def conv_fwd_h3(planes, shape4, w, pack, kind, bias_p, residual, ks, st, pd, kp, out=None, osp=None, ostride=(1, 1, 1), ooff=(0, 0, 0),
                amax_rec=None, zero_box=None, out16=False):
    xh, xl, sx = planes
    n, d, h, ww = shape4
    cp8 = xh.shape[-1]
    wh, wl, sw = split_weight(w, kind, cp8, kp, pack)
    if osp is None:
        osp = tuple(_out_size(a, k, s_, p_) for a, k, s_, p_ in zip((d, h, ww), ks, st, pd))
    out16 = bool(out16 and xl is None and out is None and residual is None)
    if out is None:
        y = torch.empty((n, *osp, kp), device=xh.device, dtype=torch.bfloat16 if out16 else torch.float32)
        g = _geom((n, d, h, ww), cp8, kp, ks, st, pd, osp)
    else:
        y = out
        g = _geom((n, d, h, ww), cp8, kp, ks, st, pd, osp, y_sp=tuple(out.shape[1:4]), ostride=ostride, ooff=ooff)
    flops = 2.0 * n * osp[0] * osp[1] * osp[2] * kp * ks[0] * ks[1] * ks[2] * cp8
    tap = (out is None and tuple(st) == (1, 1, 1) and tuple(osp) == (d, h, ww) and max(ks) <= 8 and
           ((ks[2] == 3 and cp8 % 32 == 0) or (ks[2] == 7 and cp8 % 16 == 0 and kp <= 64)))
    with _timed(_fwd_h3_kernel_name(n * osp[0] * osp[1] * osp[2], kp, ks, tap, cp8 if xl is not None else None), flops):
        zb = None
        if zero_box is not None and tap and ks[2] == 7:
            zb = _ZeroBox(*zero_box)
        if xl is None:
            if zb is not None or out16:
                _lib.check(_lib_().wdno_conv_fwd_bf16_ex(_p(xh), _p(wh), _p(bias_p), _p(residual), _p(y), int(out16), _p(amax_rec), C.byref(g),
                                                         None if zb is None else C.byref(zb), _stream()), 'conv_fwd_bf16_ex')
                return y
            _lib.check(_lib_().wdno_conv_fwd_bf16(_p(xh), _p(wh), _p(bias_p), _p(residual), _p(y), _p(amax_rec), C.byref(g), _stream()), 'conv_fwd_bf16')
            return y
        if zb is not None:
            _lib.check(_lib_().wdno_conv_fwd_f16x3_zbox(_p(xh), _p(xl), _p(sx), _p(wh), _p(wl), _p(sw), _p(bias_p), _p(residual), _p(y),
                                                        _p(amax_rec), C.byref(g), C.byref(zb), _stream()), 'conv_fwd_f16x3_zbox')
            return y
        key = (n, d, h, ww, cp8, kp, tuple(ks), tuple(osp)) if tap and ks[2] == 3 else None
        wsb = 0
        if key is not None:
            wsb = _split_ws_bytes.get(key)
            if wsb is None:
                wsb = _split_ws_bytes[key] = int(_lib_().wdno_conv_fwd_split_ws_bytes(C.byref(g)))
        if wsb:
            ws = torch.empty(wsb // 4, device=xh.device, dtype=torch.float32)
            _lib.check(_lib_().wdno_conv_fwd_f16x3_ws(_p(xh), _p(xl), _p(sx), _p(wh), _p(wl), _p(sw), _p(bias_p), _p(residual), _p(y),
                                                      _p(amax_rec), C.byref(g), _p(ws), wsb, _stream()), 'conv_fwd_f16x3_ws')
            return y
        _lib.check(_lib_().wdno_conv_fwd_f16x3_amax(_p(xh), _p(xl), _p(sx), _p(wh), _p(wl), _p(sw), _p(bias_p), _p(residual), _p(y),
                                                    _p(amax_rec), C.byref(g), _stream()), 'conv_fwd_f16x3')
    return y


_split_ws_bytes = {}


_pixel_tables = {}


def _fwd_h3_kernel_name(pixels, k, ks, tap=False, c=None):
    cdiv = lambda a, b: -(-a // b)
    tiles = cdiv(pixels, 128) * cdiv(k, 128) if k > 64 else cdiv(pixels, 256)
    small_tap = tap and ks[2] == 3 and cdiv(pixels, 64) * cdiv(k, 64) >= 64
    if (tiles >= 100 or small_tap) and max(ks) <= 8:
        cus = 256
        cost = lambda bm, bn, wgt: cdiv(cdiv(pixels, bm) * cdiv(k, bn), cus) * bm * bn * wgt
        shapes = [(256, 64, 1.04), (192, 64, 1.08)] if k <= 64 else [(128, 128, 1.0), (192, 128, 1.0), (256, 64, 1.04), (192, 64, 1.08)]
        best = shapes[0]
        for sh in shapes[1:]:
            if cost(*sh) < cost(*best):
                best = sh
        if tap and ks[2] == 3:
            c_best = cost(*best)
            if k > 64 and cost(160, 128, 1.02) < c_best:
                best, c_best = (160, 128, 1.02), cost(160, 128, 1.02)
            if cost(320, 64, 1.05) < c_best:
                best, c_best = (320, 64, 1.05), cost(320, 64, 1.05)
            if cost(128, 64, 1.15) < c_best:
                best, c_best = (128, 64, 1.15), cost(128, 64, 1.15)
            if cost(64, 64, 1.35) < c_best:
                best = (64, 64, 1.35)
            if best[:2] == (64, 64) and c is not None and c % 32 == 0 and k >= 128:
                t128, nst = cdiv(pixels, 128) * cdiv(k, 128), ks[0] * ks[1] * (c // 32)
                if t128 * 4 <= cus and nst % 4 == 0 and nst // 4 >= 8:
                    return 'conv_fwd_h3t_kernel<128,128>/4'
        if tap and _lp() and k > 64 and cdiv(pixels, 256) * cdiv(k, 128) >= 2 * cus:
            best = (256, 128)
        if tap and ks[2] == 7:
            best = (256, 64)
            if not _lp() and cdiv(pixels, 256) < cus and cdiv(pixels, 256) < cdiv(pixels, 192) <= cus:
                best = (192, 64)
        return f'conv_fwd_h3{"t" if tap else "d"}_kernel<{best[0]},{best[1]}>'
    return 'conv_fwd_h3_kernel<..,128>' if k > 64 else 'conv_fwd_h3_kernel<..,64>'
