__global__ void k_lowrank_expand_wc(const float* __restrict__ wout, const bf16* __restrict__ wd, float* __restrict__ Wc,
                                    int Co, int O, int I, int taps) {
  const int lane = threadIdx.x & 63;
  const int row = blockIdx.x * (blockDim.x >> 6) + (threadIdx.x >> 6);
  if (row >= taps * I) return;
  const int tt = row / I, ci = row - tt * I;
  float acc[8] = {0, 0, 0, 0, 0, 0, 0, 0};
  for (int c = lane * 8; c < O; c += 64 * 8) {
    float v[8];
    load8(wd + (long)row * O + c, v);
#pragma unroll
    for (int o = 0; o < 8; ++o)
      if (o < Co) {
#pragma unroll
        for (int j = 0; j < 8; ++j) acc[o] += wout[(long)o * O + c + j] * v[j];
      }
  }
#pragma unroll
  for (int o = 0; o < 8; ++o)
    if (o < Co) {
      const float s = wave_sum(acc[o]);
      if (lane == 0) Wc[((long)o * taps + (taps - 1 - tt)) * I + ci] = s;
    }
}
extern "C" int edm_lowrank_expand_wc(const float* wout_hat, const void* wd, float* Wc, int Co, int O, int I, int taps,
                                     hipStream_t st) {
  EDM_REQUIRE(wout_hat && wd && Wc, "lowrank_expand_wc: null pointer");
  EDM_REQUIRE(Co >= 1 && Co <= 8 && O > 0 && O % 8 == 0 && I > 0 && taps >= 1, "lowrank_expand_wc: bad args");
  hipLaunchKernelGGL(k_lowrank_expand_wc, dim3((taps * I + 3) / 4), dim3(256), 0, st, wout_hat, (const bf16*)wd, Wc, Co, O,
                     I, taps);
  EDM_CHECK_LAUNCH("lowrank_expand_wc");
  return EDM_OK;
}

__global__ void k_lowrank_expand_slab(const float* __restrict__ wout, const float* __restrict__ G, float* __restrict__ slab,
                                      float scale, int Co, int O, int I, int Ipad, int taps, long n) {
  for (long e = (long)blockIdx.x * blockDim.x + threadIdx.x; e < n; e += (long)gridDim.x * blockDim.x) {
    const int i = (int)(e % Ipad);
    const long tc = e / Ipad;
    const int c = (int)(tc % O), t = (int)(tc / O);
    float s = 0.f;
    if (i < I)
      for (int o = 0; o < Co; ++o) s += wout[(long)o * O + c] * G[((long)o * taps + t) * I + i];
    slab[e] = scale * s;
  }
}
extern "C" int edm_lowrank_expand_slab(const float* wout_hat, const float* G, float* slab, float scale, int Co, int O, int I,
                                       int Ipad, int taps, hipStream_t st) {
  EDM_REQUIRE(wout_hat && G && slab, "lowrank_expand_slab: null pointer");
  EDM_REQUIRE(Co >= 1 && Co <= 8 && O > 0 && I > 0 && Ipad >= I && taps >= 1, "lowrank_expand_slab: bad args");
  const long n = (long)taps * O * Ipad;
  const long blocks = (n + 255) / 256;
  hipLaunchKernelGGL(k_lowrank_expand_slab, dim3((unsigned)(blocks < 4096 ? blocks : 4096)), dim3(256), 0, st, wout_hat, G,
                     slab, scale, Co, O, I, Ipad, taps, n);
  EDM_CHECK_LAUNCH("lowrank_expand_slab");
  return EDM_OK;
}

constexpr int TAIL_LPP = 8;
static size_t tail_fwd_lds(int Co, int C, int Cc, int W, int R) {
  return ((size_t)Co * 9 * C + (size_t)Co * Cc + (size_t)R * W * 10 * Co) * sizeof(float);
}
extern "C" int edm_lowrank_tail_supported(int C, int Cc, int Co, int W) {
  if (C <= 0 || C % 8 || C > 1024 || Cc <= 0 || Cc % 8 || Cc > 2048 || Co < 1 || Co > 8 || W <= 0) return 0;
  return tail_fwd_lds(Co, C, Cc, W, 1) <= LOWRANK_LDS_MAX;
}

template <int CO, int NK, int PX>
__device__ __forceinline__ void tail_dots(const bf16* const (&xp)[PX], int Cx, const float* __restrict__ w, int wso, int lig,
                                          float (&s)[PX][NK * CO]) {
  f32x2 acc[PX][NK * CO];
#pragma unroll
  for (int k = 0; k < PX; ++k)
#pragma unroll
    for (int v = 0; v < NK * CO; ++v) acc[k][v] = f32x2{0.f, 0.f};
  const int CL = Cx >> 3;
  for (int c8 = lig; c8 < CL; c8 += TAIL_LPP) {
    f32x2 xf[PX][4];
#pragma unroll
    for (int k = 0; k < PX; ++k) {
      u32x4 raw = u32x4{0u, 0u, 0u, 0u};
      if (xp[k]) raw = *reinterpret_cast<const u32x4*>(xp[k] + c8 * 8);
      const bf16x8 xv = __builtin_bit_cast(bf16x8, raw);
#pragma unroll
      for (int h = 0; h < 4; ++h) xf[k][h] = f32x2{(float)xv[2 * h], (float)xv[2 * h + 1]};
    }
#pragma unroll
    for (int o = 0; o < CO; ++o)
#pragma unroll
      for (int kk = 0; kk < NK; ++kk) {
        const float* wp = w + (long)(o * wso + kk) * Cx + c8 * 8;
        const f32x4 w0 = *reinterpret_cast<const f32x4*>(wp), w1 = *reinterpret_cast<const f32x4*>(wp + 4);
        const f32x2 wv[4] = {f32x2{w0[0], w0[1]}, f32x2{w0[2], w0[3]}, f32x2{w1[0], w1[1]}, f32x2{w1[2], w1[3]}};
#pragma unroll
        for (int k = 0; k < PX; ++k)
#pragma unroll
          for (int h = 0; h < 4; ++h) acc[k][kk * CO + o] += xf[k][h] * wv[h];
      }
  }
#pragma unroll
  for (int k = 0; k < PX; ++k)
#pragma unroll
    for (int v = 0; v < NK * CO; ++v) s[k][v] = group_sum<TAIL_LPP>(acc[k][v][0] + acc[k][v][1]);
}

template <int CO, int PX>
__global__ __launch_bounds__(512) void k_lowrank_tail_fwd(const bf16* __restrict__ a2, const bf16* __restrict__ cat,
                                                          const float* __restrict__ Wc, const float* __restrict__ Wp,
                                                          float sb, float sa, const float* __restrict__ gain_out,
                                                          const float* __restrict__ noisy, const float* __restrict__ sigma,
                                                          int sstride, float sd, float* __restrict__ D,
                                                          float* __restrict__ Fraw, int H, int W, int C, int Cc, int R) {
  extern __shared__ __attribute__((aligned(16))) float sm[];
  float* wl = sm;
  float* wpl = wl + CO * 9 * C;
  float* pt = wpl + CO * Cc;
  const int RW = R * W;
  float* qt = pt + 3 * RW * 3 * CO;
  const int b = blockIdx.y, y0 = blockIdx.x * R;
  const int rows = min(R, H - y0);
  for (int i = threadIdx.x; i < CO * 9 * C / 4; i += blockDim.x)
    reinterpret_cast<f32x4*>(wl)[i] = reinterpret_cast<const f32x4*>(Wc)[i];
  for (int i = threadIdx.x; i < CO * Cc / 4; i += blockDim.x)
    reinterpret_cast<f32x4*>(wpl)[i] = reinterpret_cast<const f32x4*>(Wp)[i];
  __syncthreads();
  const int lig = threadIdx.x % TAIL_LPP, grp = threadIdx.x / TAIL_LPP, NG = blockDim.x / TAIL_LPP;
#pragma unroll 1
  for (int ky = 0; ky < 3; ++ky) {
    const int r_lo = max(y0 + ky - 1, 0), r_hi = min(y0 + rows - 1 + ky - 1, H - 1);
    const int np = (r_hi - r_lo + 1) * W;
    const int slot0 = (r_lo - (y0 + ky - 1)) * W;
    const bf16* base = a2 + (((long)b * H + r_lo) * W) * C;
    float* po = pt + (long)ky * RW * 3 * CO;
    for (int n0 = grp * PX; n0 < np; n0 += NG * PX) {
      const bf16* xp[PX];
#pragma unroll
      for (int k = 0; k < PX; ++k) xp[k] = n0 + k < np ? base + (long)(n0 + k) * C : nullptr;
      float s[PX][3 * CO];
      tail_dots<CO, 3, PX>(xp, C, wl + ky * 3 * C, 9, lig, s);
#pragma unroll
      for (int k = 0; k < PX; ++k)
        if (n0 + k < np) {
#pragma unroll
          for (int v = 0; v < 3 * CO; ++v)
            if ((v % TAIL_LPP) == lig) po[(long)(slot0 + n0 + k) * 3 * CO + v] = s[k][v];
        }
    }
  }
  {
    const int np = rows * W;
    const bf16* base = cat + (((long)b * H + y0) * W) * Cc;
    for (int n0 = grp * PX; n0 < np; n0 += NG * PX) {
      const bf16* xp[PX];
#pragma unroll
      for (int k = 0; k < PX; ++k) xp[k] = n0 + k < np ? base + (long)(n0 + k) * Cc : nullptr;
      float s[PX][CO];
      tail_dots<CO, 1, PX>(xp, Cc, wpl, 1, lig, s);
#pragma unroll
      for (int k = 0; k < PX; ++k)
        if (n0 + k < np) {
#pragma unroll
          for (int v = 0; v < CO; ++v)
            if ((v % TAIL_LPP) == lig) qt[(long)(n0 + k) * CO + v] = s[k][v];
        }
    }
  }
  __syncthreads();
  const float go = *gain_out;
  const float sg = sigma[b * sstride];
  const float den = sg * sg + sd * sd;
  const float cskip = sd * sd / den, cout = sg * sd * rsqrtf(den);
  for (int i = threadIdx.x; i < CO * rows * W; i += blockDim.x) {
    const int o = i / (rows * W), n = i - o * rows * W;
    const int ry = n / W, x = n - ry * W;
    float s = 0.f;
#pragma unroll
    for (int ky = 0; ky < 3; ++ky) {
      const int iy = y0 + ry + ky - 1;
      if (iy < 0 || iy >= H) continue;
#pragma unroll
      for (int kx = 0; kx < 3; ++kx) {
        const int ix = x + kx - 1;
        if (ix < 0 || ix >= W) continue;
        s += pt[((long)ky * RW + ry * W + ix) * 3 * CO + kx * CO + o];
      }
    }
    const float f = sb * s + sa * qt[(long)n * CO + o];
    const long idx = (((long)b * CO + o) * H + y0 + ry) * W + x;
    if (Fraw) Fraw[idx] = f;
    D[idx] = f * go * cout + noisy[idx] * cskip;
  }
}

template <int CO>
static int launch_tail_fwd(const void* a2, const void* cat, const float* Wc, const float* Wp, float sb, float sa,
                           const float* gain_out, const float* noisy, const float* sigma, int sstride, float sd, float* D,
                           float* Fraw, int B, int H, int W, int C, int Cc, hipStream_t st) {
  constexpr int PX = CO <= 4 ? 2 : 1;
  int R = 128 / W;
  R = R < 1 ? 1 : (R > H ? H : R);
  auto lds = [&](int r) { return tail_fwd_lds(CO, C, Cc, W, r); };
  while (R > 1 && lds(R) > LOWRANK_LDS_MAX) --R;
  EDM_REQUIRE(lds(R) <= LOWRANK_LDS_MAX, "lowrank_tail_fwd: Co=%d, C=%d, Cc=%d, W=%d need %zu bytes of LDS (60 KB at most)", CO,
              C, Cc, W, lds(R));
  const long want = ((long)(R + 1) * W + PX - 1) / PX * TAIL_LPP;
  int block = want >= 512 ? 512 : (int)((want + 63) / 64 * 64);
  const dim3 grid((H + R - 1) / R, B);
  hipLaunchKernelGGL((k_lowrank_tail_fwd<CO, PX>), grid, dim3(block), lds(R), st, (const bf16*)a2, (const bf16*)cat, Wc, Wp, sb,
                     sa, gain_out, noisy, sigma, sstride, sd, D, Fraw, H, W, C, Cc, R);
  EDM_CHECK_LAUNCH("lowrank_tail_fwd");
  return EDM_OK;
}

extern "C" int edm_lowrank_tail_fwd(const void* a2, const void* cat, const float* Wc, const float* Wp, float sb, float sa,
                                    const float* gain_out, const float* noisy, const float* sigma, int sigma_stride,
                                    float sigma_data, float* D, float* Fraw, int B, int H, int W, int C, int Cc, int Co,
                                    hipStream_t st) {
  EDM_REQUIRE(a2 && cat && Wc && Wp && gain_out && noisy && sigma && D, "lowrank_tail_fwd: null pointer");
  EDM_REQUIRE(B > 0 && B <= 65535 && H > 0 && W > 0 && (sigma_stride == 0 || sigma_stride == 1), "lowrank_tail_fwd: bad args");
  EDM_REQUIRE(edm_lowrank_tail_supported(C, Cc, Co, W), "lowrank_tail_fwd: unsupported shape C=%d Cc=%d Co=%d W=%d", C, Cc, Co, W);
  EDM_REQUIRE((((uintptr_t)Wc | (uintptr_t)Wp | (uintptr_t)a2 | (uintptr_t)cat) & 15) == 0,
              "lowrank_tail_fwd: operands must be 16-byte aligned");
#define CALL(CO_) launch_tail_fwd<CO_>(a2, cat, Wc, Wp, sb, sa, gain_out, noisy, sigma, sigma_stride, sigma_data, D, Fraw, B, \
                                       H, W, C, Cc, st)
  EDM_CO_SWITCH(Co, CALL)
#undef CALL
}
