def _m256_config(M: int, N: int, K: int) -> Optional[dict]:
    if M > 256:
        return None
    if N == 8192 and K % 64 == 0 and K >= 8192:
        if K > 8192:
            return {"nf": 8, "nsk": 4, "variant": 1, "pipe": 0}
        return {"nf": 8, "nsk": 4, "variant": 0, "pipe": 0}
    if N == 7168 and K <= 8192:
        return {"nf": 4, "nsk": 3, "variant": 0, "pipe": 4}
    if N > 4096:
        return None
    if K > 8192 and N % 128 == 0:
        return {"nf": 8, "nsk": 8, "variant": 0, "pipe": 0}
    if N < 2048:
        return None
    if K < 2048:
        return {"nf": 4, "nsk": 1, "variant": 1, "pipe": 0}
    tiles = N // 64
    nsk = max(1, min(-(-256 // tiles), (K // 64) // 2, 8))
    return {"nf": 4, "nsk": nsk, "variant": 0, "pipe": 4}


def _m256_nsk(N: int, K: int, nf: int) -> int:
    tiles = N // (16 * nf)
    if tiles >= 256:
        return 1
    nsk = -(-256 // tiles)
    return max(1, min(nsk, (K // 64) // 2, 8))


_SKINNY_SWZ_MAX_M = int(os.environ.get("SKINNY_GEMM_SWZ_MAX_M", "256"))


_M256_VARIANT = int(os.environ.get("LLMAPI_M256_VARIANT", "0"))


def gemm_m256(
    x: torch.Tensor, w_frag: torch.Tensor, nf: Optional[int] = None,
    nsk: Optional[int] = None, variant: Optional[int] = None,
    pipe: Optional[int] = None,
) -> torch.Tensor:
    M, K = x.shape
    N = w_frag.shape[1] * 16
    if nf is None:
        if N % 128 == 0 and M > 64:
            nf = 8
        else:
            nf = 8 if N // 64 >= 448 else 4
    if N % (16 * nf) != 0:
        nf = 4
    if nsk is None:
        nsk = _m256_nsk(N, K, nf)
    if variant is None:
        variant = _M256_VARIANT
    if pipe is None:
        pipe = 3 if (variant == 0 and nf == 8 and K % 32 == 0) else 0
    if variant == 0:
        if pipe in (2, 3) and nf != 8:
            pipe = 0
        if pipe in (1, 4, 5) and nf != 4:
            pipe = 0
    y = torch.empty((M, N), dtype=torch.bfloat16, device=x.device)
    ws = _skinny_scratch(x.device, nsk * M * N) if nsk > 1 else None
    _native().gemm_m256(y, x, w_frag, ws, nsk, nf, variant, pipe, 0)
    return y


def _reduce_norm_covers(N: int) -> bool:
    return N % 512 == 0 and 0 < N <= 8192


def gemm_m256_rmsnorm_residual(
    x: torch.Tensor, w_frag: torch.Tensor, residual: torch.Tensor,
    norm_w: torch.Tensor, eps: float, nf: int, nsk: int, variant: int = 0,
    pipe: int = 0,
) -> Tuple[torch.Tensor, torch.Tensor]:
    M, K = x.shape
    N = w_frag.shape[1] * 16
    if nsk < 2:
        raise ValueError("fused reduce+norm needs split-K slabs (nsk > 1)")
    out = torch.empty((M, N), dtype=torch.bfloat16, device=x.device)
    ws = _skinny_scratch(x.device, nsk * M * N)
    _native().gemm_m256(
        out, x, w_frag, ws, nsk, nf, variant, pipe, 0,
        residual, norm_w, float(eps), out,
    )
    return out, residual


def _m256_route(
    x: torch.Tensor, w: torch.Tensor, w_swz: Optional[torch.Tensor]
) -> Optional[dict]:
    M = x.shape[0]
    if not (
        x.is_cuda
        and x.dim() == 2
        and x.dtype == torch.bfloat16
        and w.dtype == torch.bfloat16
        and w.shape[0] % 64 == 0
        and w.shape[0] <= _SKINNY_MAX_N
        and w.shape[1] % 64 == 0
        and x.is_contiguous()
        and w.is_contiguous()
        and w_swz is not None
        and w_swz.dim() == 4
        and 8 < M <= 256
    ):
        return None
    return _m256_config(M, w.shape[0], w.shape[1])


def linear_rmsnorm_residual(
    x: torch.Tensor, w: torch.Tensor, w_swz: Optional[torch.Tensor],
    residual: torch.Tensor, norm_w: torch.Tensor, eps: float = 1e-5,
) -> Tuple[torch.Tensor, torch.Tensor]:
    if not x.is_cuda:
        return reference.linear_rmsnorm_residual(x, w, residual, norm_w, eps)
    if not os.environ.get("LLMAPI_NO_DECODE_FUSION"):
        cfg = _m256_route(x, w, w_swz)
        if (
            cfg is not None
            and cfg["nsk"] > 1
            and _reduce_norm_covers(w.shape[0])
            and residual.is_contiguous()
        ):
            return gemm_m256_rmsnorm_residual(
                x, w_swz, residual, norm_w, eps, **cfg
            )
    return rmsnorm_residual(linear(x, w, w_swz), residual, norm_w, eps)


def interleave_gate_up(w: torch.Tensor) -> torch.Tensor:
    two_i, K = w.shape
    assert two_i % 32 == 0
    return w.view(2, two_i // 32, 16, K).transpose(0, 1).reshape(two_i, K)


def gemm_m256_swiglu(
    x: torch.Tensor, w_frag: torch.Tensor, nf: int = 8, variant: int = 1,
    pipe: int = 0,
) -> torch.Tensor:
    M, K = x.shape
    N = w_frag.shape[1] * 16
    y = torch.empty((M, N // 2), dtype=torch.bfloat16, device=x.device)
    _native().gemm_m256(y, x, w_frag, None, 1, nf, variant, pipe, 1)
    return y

━━━

* WHAT TO DO
From the first line of the data above through the line containing "wh, wl, sw = split_weight(w, kind, cp8, kp, pack)", set each line down again exactly; include both ends and omit everything else.

* ANSWER
def conv_fwd_h3(planes, shape4, w, pack, kind, bias_p, residual, ks, st, pd, kp, out=None, osp=None, ostride=(1, 1, 1), ooff=(0, 0, 0),
                amax_rec=None, zero_box=None, out16=False):
    xh, xl, sx = planes
    n, d, h, ww = shape4
    cp8 = xh.shape[-1]
    wh, wl, sw = split_weight(w, kind, cp8, kp, pack)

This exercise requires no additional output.